Alarcón C, Lincoln B, Rhodes C J
E. P. Joslin Research Laboratory, Joslin Diabetes Center, Brigham and Women's Hospital, Boston, Massachusetts 02215.
J Biol Chem. 1993 Feb 25;268(6):4276-80.
The biosynthesis of proinsulin is specifically stimulated by glucose in the pancreatic beta-cell, and this, in turn, places an increased demand on the mechanism for proinsulin to insulin conversion.
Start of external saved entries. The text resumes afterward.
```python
class StopTracker:

    def __init__(self, early_stop: bool, before_val: float = -1.0,
                 before_tr: float = -1.0, hist: Optional[list] = None):
        self.early_stop = early_stop
        self.before_val, self.before_tr = before_val, before_tr
        self.hist: List[float] = hist if hist is not None else []
# ... 159 lines not shown

        use_general = cfg.trainer_path == "general"
        if cfg.batch_size == 0:
            tr = self._locality_sort(tr)
            vl = self._locality_sort(vl)
        plan = ops.build_scatter_plan(tr.genes, tr.offsets, self.G,
                                      slabs=not use_general)
        if self.n_tr_global + self.n_vl_global == 0:
            raise ValueError(
                "no paths to train on: the integrated path set is empty "
                "(every walk was dropped as a cross-group duplicate, or "
                "the PCC-thresholded graphs have no edges — check the "
                "expression signal / --pcc-threshold)")
        P_loc = tr.n_paths
        bs = cfg.batch_size if cfg.batch_size > 0 else max(P_loc, 1)
        st = TrainState(
            W=W, who=who, mW=torch.zeros_like(W), vW=torch.zeros_like(W),
            mO=torch.zeros_like(who), vO=torch.zeros_like(who),
            W_keep=W.clone(), tr=tr, vl=vl, plan=plan,
            inv_b=1.0 / max(self.n_tr_global, 1),
            batches=[(i, min(i + bs, P_loc)) for i in range(0, P_loc, bs)])
        if use_general and cfg.dtype != "fp32":
            st.W16 = (W.bfloat16() if cfg.dtype == "bf16" else W.half())
        if self.ctx.world > 1 and cfg.batch_size > 0:
            nb = torch.tensor([float(len(st.batches))], dtype=torch.float64,
                              device=self.device)
            self.ctx.allreduce_max_(nb)
            while len(st.batches) < int(nb.item()):
                st.batches.append((P_loc, P_loc))
        if not use_general:
            st.s_buf = torch.empty(self.G, dtype=torch.float32,
                                   device=self.device)
            ops.gemv_rows(W, who, st.s_buf)
        st.lrt_buf = torch.zeros(1, dtype=torch.float32, device=self.device)
        st.counts_buf = torch.zeros(2, dtype=torch.float32, device=self.device)
        if not use_general and tr.n_paths + vl.n_paths > 0:
            off_vl = vl.offsets.int() + tr.offsets[-1]
            st.ev_genes = torch.cat([tr.genes, vl.genes]).contiguous()
            st.ev_offsets = torch.cat([tr.offsets, off_vl[1:]]).contiguous()
            st.ev_labels = torch.cat([tr.labels, vl.labels]).contiguous()
        if not use_general and cfg.batch_size == 0:
            st.dO_buf = torch.zeros(tr.n_paths, dtype=torch.float32,
                                    device=self.device)
            if tr.n_paths > 0:
                _l, _c, d0 = ops.cbow_fwd_scalar(
                    st.s_buf, tr.genes, tr.offsets, tr.labels, st.inv_b, True)
                st.dO_buf.copy_(d0)
        return st

    def _epoch_body_fast(self, st, counts_out=None, lrt_slot=None,
                         reduce_counts: bool = True) -> None:
        cfg = self.cfg
        tr, vl = st.tr, st.vl
        if counts_out is None:
            counts_out = st.counts_buf
        if self.device.type != "cuda" or st.ev_genes is None:
            counts_out.zero_()
        if lrt_slot is not None:
            lrt = lrt_slot
        else:
            lrt = st.lrt_buf if self.device.type == "cuda" else None
        c = ops.scatter_dO(tr.genes, tr.offsets, st.dO_buf, self.G,
                           plan=st.plan)
        self.ctx.allreduce_(c)
        ops.adam_rank1_fused(st.W, st.mW, st.vW, c, st.who, st.mO, st.vO,
                             st.t_adam, cfg.lr, self.B1, self.B2, self.EPS,
                             lrt_buf=lrt)
        ops.gemv_rows(st.W, st.who, st.s_buf)
        if st.ev_genes is not None:
            ops.cbow_eval_counts_(st.s_buf, st.ev_genes, st.ev_offsets,
                                  st.ev_labels, tr.n_paths, counts_out,
                                  dO=st.dO_buf, inv_b=st.inv_b)
        if reduce_counts:
            self.ctx.allreduce_(counts_out)

    def run_epoch(self, st) -> tuple:
        cfg = self.cfg
        fast_full = cfg.trainer_path != "general" and cfg.batch_size == 0
        if fast_full:
            self._step_epoch(st)
            return self._accs(st.counts_buf.cpu().numpy())

        for (lo, hi) in st.batches:
            b_inv = (st.inv_b if cfg.batch_size == 0 else
                     (1.0 / ((hi - lo) * self.ctx.world) if hi > lo else 0.0))
            st.t_adam += 1
            if cfg.trainer_path == "general":
                self._step_general(st, lo, hi, b_inv, st.t_adam)
            else:
                self._step_fast(st, lo, hi, b_inv, st.t_adam)
        if cfg.trainer_path == "general":
            acc_tr = self._accuracy(st.W, st.W16, st.who, st.tr, self.n_tr_global)
            acc_val = self._accuracy(st.W, st.W16, st.who, st.vl, self.n_vl_global)
        else:
            ops.gemv_rows(st.W, st.who, st.s_buf)
            counts = torch.empty(2, dtype=torch.float32, device=self.device)
            for k, split in enumerate((st.tr, st.vl)):
                if split.n_paths == 0:
                    counts[k] = 0.0
                    continue
                _l, corr, _d = ops.cbow_fwd_scalar(
                    st.s_buf, split.genes, split.offsets, split.labels, 1.0, False)
                counts[k] = corr.sum()
            self.ctx.allreduce_(counts)
            acc_tr, acc_val = self._accs(counts.cpu().numpy())
# ... 26 lines not shown
                "    (hipGraph capture unavailable: %s; running eager)")
            st.graph_failed = st.graph is None

    def _launch_epoch(self, st, slot: int, pinned, snaps, events,
                      keep: bool = True) -> None:
        self._step_epoch(st)
        pinned[slot].copy_(st.counts_buf, non_blocking=True)
        if keep:
            snaps[slot][0].copy_(st.W)
            snaps[slot][1].copy_(st.who)
        events[slot].record()

    KBLOCK = 8

    def pick_kblock(self, n_epochs: int) -> int:
        n = max(int(n_epochs), 1)
        if n <= 64:
            return n
        for k in range(64, 1, -1):
            if n % k == 0:
                return k
        return self.KBLOCK

    def _ensure_kgraph(self, st, k: Optional[int] = None) -> None:
        if self.device.type != "cuda" or not self.cfg.use_hipgraph:
            return
        if not self.ctx.graph_capture_ok():
            return
        K = max(int(k), 1) if k is not None else (st.kblock_k or self.KBLOCK)
        if st.kbufs is None or st.kbufs[0].numel() != K:
            st.kbufs = (
                torch.empty(K, dtype=torch.float32, device=self.device),
                torch.zeros(K, 2, dtype=torch.float32, device=self.device))
            st.kgraph = None
        if st.kgraph is None and not st.kgraph_failed:
            klrt, kcounts = st.kbufs

            def bodies():
                for j in range(K):
                    self._epoch_body_fast(st, counts_out=kcounts[j],
                                          lrt_slot=klrt[j:j + 1],
                                          reduce_counts=False)
            st.kgraph = capture_graph(
                bodies, self.log, "    (k-epoch block graph unavailable: "
                                  "%s; running per-epoch)")
            if st.kgraph is not None:
                st.kblock_k = K
            else:
                st.kgraph_failed = True

    def kblock_eligible(self, st, n_epochs: int, early_stop: bool) -> bool:
        return (not early_stop and not st.kgraph_failed and
                st.ev_genes is not None and n_epochs >= 2)

    def _run_epochs_kblocked(self, st, n_epochs: int, on_epoch):
        on_gpu = self.device.type == "cuda"
        if st.epoch_idx == 0:
            warm = [self.run_epoch(st)]
        else:
            warm = []
        self._ensure_kgraph(st)
        n_rest = n_epochs - len(warm)
        K = st.kblock_k if st.kgraph is not None else None
        n_blocked = (n_rest // K) * K if K else 0
        sched_vals = torch.tensor(
            [ops.tf1_lr_t(self.cfg.lr, self.B1, self.B2, st.t_adam + i)
             for i in range(1, n_rest + 1)], dtype=torch.float32)
        if on_gpu:
            cap = max(n_rest, 1)
            if st.run_bufs is None or st.run_bufs[0].numel() < cap:
                st.run_bufs = (
                    torch.empty(cap, dtype=torch.float32, pin_memory=True),
                    torch.empty(cap, dtype=torch.float32,
                                device=self.device),
                    torch.zeros(cap, 2, dtype=torch.float32,
# ... 285 lines not shown
```
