__device__ __forceinline__ void order_units_lds(const int32_t* __restrict__ src_xy, int n_src, int nx, int ny, int* __restrict__ recs,
                                                long long capacity_blocks, unsigned long long* __restrict__ queue, unsigned long long queue0,
                                                int* __restrict__ err_flag, int* hist, int* wave_tot, int* unit_key, int* src_key) {
  const int n_units = n_src * kUnits;
  const int per = (n_units + 1023) / 1024;
  const int lo = (int)threadIdx.x * per, hi = lo + per < n_units ? lo + per : n_units;
  const double inv_area = 1.0 / ((double)nx * (double)ny), inv_side = 1.0 / (double)(nx > ny ? nx : ny);
  hist[threadIdx.x] = 0;
  __syncthreads();
  int mine = 0;
  for (int u = lo; u < hi; ++u) {
    const int s = u / kUnits, qo = u - s * kUnits;
    const int sx = src_xy[2 * s], sy = src_xy[2 * s + 1];
    const bool inside = !(sx < 0 || sy < 0 || sx >= nx || sy >= ny);
    int nb = 0, bucket = kBuckets - 1;
    if (inside) {
      UnitGeo g;
      g.init(nx, ny, qo, sx, sy);
      nb = g.line_blocks();
      bucket = unit_launch_bucket(g, inv_area, inv_side);
    }
    unit_key[u] = nb | (bucket << 20);
    if (qo == 0) src_key[s] = inside ? (sx | (sy << 16)) : -1;
    mine += nb;
    atomicAdd(&hist[bucket], 1);
  }
  __syncthreads();
  const int lane = threadIdx.x & 63, wv = threadIdx.x >> 6;
  const int count = hist[threadIdx.x];
  int inc_h = count, inc_b = mine;
#pragma unroll
  for (int off = 1; off < 64; off <<= 1) {
    const int th = __shfl_up(inc_h, off, 64), tb = __shfl_up(inc_b, off, 64);
    if (lane >= off) { inc_h += th; inc_b += tb; }
  }
  if (lane == 63) { wave_tot[wv] = inc_h; wave_tot[16 + wv] = inc_b; }
  __syncthreads();
  int before_h = 0, before_b = 0, total = 0;
#pragma unroll
  for (int k = 0; k < 16; ++k) {
    before_h += k < wv ? wave_tot[k] : 0;
    before_b += k < wv ? wave_tot[16 + k] : 0;
    total += wave_tot[16 + k];
  }
  hist[threadIdx.x] = before_h + inc_h - count;
  __syncthreads();
  const bool fits = (long long)total <= capacity_blocks;
  int at = before_b + inc_b - mine;
  for (int u = lo; u < hi; ++u) {
    const int key = unit_key[u], nb = key & ((1 << 20) - 1);
    const int k = atomicAdd(&hist[key >> 20], 1);
    reinterpret_cast<int4*>(recs)[k] = make_int4(u, !fits ? -2 : src_key[u / kUnits], at, 0);
    at += nb;
  }
  if (threadIdx.x == 0) {
    *queue = fits ? queue0 : (unsigned long long)n_units;
    if (!fits) atomicOr(err_flag, 4);
  }
}

__global__ void __launch_bounds__(1024) vhp_pool_order(const int32_t* __restrict__ src_xy, int n_src, int nx, int ny, int* __restrict__ order,
                                                       int* __restrict__ line_base, int* __restrict__ recs, long long capacity_blocks,
                                                       unsigned long long* __restrict__ queue, unsigned long long queue0,
                                                       int* __restrict__ err_flag, stamps::Entry* __restrict__ stamp_begin,
                                                       unsigned long long stamp_tag) {
  if (stamp_begin && threadIdx.x == 0) write_stamp(stamp_begin, stamp_tag);
  __shared__ int hist[kBuckets];
  __shared__ int wave_tot[32];
  __shared__ int blocks[kOrderLdsUnits];
  __shared__ int src_key[kOrderLdsUnits / kUnits];
  VHP_DIAG_TL_RESET
  if (n_src * kUnits <= kOrderLdsUnits) order_units_lds(src_xy, n_src, nx, ny, recs, capacity_blocks, queue, queue0, err_flag, hist, wave_tot, blocks, src_key);
  else order_units(src_xy, n_src, nx, ny, order, line_base, recs, capacity_blocks, queue, queue0, err_flag, hist, wave_tot, line_base);
}

}

namespace {
template <typename OutT>
hipError_t launch_pool_t(const BatchArgs& a) {
  using namespace pool;
  const bool anyw = pool_needs_anyw<OutT>(a.nx, a.field_stride > 0 ? a.field_stride : (long long)a.nx * a.ny, static_cast<const OutT*>(a.d_out));
  auto k = anyw ? vhp_pool_sweep<OutT, true> : vhp_pool_sweep<OutT, false>;
  const PoolPlan p = plan_pool(a.nx, a.ny, a.n_src, a.n_cus, anyw, a.pool);
  if (!p.ok || a.pool_epoch == 0) return hipErrorInvalidValue;
  if (a.raise_lds) {
    hipError_t e = a.raise_lds(reinterpret_cast<const void*>(k), p.lds_bytes);
    if (e != hipSuccess) return e;
  }
  char* scratch = reinterpret_cast<char*>(a.d_queue);
  Args<OutT> g;
  g.m = geom_map(a);
  g.out = static_cast<OutT*>(a.d_out);
  g.field_stride = a.field_stride;
  g.err_flag = a.d_err;
  g.queue = reinterpret_cast<unsigned long long*>(a.d_queue);
  g.n_units = a.n_src * kUnits;
  int* recs = a.d_queue + kQueueInts;
  int* order = recs + 4 * (size_t)g.n_units;
  int* line_base = order + g.n_units;
  g.recs = recs;
  g.diag = reinterpret_cast<double*>(scratch + head_bytes(a.n_src));
  g.diag_stride = diag_stride_of(a.nx, a.ny);
  g.lines = reinterpret_cast<vhp::lanes::Tagged*>(scratch + head_bytes(a.n_src) + diag_bytes(a.n_src, a.nx, a.ny));
  g.epoch = a.pool_epoch;
  g.busy_cap = p.busy_cap;
  g.n_head = p.n_head;
  g.tail_limit = p.tail_limit;
  g.early_ctx = p.early_ctx;
  g.late_after = p.late_after;
  g.claim_ahead = p.claim_ahead;
  g.n_groups = a.n_cus;
  g.static_snake = p.static_snake;
  g.static_round = p.static_round;
  stamps::Entry* const stamp_end = a.d_stamps ? a.d_stamps + pool_stamp_counts(a.n_cus).n_begin : nullptr;
  if (a.ev_begin) (void)hipEventRecord(a.ev_begin, a.stream);
  hipLaunchKernelGGL(vhp_pool_order, dim3(1), dim3(1024), 0, a.stream, a.d_src, a.n_src, a.nx, a.ny, order, line_base, recs,
                     line_blocks_per_source(a.nx, a.ny) * a.n_src, reinterpret_cast<unsigned long long*>(a.d_queue), p.queue0, a.d_err,
                     a.d_stamps, a.pool_epoch);
  hipLaunchKernelGGL(k, dim3((unsigned)a.n_cus), dim3(64 * p.waves), p.lds_bytes, a.stream, g, p.n_ctx, stamp_end);
  const hipError_t e = hipGetLastError();
  if (a.ev_end) (void)hipEventRecord(a.ev_end, a.stream);
  return e;
}
}
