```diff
diff --git a/frankensearch_amd/csrc/vector_index_batched.cpp b/frankensearch_amd/csrc/vector_index_batched.cpp
--- a/frankensearch_amd/csrc/vector_index_batched.cpp
+++ b/frankensearch_amd/csrc/vector_index_batched.cpp
@@ -14,6 +14,8 @@
 namespace fsgpu {
 
 using namespace detail;
+
+bool scan_wide_flat_priority() { return knobs().wide_flat_priority; }
 
 SearchError VectorIndex::search_top_k_batched_device(const float* queries_dev, uint32_t nq, uint32_t query_len,
                                                      uint32_t k, const uint64_t* allow_dev, uint32_t* out_rows_dev,
@@ -645,17 +647,24 @@
     const bool group_sample = (r.anchor ? ksel <= kGroupsTakenMax : rank_groups) && r.wide_qt != 0 && !skip_b && !knobs().no_wide_b &&
                               !knobs().no_group_sample && (dim_ & 7) == 0 && dim_ <= 1024 && scan_wide_group_maxima_supported((int)dim_, r.wide_qt);
     if (group_sample) {
-        const int grid_g = std::min(r.wide_grid, (int)std::max<uint32_t>(1, RB / 64 / 4));
+        int grid_g = std::min(r.wide_grid, (int)std::max<uint32_t>(1, RB / 64 / 4));
+        const bool extended = r.anchor ? ksel > kGroupsTaken : ksel > 64;
+        const uint32_t entries_min = r.anchor ? 96u : 4u * std::min(ksel, 64u);
+        const uint32_t sample_groups = r.ngroups / r.wide_mult;
+        const uint32_t walkers = sample_groups > 1 && (uint32_t)grid_g % sample_groups == 0 ? (uint32_t)grid_g / sample_groups : 0;
+        const bool side_by_side = walkers != 0 && walkers % 8 == 0 && groups_b >= walkers * 4 && !knobs().wide_sequential && !extended &&
+                                  grid_g * 4 <= 1024 && walkers * 4 >= entries_min;
+        if (side_by_side) grid_g = (int)walkers;
         const uint32_t entries = (uint32_t)grid_g * 4;
-        const bool extended = r.anchor ? ksel > kGroupsTaken : ksel > 64;
-        if (grid_g * 4 <= 1024 && entries >= (r.anchor ? 96u : 4u * std::min(ksel, 64u)) && (!extended || entries >= 1024)) {
+        if (grid_g * 4 <= 1024 && entries >= entries_min && (!extended || entries >= 1024)) {
             MfmaScanArgs c = a;
             c.dense = nullptr;
             c.stage = 3;
             c.group_stride = stride_b;
             c.group_count = groups_b;
             c.slots = 4;
-            c.groups = r.ngroups / r.wide_mult;
+            c.groups = sample_groups;
+            c.side_by_side = side_by_side;
             c.queries = mf_qh_.ptr;
             c.tau = p.tau;
             c.cand = r.cand;
diff --git a/frankensearch_amd/csrc/vector_index_internal.hpp b/frankensearch_amd/csrc/vector_index_internal.hpp
--- a/frankensearch_amd/csrc/vector_index_internal.hpp
+++ b/frankensearch_amd/csrc/vector_index_internal.hpp
@@ -58,6 +58,7 @@
     int grid_blocks = 0, ra = 0, rb = 0, mfma_shape = 0, mfma_shape_i8 = 0, round = 0, i8_per_cu = 0;
     int wide = -1;
     bool wide_sequential = false;
+    bool wide_flat_priority = false;
     int filter = 0;
     int slots_b = 0, slots_main = 0;
     int wide_max = 0;
@@ -72,6 +73,7 @@
         auto env = [](const char* name) { return std::getenv(name); };
         if (const char* w = env("FSGPU_WIDE")) wide = std::atoi(w);
         if (const char* l = env("FSGPU_WIDE_LAYOUT")) wide_sequential = std::strcmp(l, "sequential") == 0;
+        if (const char* o = env("FSGPU_WIDE_PRIO")) wide_flat_priority = std::strcmp(o, "off") == 0;
         if (const char* f = env("FSGPU_FILTER")) filter = std::strcmp(f, "f16") == 0 ? 1 : std::strcmp(f, "i8") == 0 ? 2 : 0;
         debug_batched = env("FSGPU_DEBUG_BATCHED") != nullptr;
 #ifdef FSGPU_EXPERIMENTS
```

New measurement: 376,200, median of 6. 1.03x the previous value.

Proteolytic proinsulin processing is catalyzed by two endopeptidases putatively identified as the subtilisin-related PC2 and PC3 convertases (Bennett, D. L., Bailyes, E. M., Nielson, E., Guest, P. C., Rutherford, N. G., Arden, S. D., and Hutton, J. C. (1992) J. Biol. Chem. 267, 15229-15236; Bailyes, E. M., Shennan, K. I. J., Seal, A. J., Smeekens, S. P., Steiner, D. F., Hutton, J. C., and Docherty, K. (1992) Biochem. J. 285, 391-394). In this study, we demonstrate in isolated rat pancreatic islets that the biosynthesis of PC3 was specifically stimulated by glucose relatively parallel to that of proinsulin. In contrast, however, PC2 biosynthesis was not glucose-regulated. The stimulation of PC3 and proinsulin biosynthesis was observed above a threshold of 4 mM glucose and reached a maximum (about 7-10-fold) above 10 mM glucose concentrations. Glucose stimulation for PC3 and proinsulin biosynthesis was rapid (occurring within 20 min and reaching a maximum by 60 min) and was not affected by the additional presence of actinomycin D, suggesting regulation predominantly at the translational level. Moreover, the intracellular signals for glucose-stimulated PC3 and proinsulin biosynthesis appeared to be similar, requiring the metabolism of glucose. PC3 has been implicated as the key endopeptidase in proinsulin to insulin conversion, in that it is the enzyme which preferentially initiates the process (Rhodes, C. J., Lincoln, B., and Shoelson, S. E. (1992) J. Biol. Chem. 267, 22719-22727). We suggest that co-ordinate stimulation of PC3 biosynthesis, along with that of its proinsulin substrate, elucidates an additional control point by which the mechanism of proprotein processing might be regulated.
在胰腺β细胞中,葡萄糖特异性地刺激胰岛素原的生物合成,这反过来又对胰岛素原转化为胰岛素的机制提出了更高的要求。蛋白水解性胰岛素原加工由两种内肽酶催化,据推测这两种酶被鉴定为枯草杆菌蛋白酶相关的PC2和PC3转化酶(贝内特,D. L.,贝利耶斯,E. M.,尼尔森,E.,格斯特,P. C.,卢瑟福,N. G.,阿登,S. D.,以及赫顿,J. C.(1992年)《生物化学杂志》267卷,第15229 - 15236页;贝利耶斯,E. M.,申南,K. I. J.,西尔,A. J.,斯米肯斯,S. P.,施泰纳,D. F.,赫顿,J. C.,以及多切蒂,K.(1992年)《生物化学杂志》285卷,第391 - 394页)。在本研究中,我们在分离的大鼠胰岛中证明,PC3的生物合成受到葡萄糖的特异性刺激,其与胰岛素原的刺激相对平行。然而,相比之下,PC2的生物合成不受葡萄糖调节。在葡萄糖浓度高于4 mM的阈值时观察到PC3和胰岛素原生物合成的刺激,在葡萄糖浓度高于10 mM时达到最大值(约7 - 10倍)。葡萄糖对PC3和胰岛素原生物合成的刺激迅速(在20分钟内发生并在60分钟时达到最大值),并且不受放线菌素D额外存在的影响,这表明主要在翻译水平进行调节。此外,葡萄糖刺激PC3和胰岛素原生物合成的细胞内信号似乎相似,需要葡萄糖的代谢。PC3被认为是胰岛素原转化为胰岛素的关键内肽酶,因为它是优先启动该过程的酶(罗兹,C. J.,林肯,B.,以及肖尔森,S. E.(1992年)《生物化学杂志》267卷,第22719 - 22727页)。我们认为,PC3生物合成与其胰岛素原底物的协同刺激阐明了前体蛋白加工机制可能被调节的另一个控制点。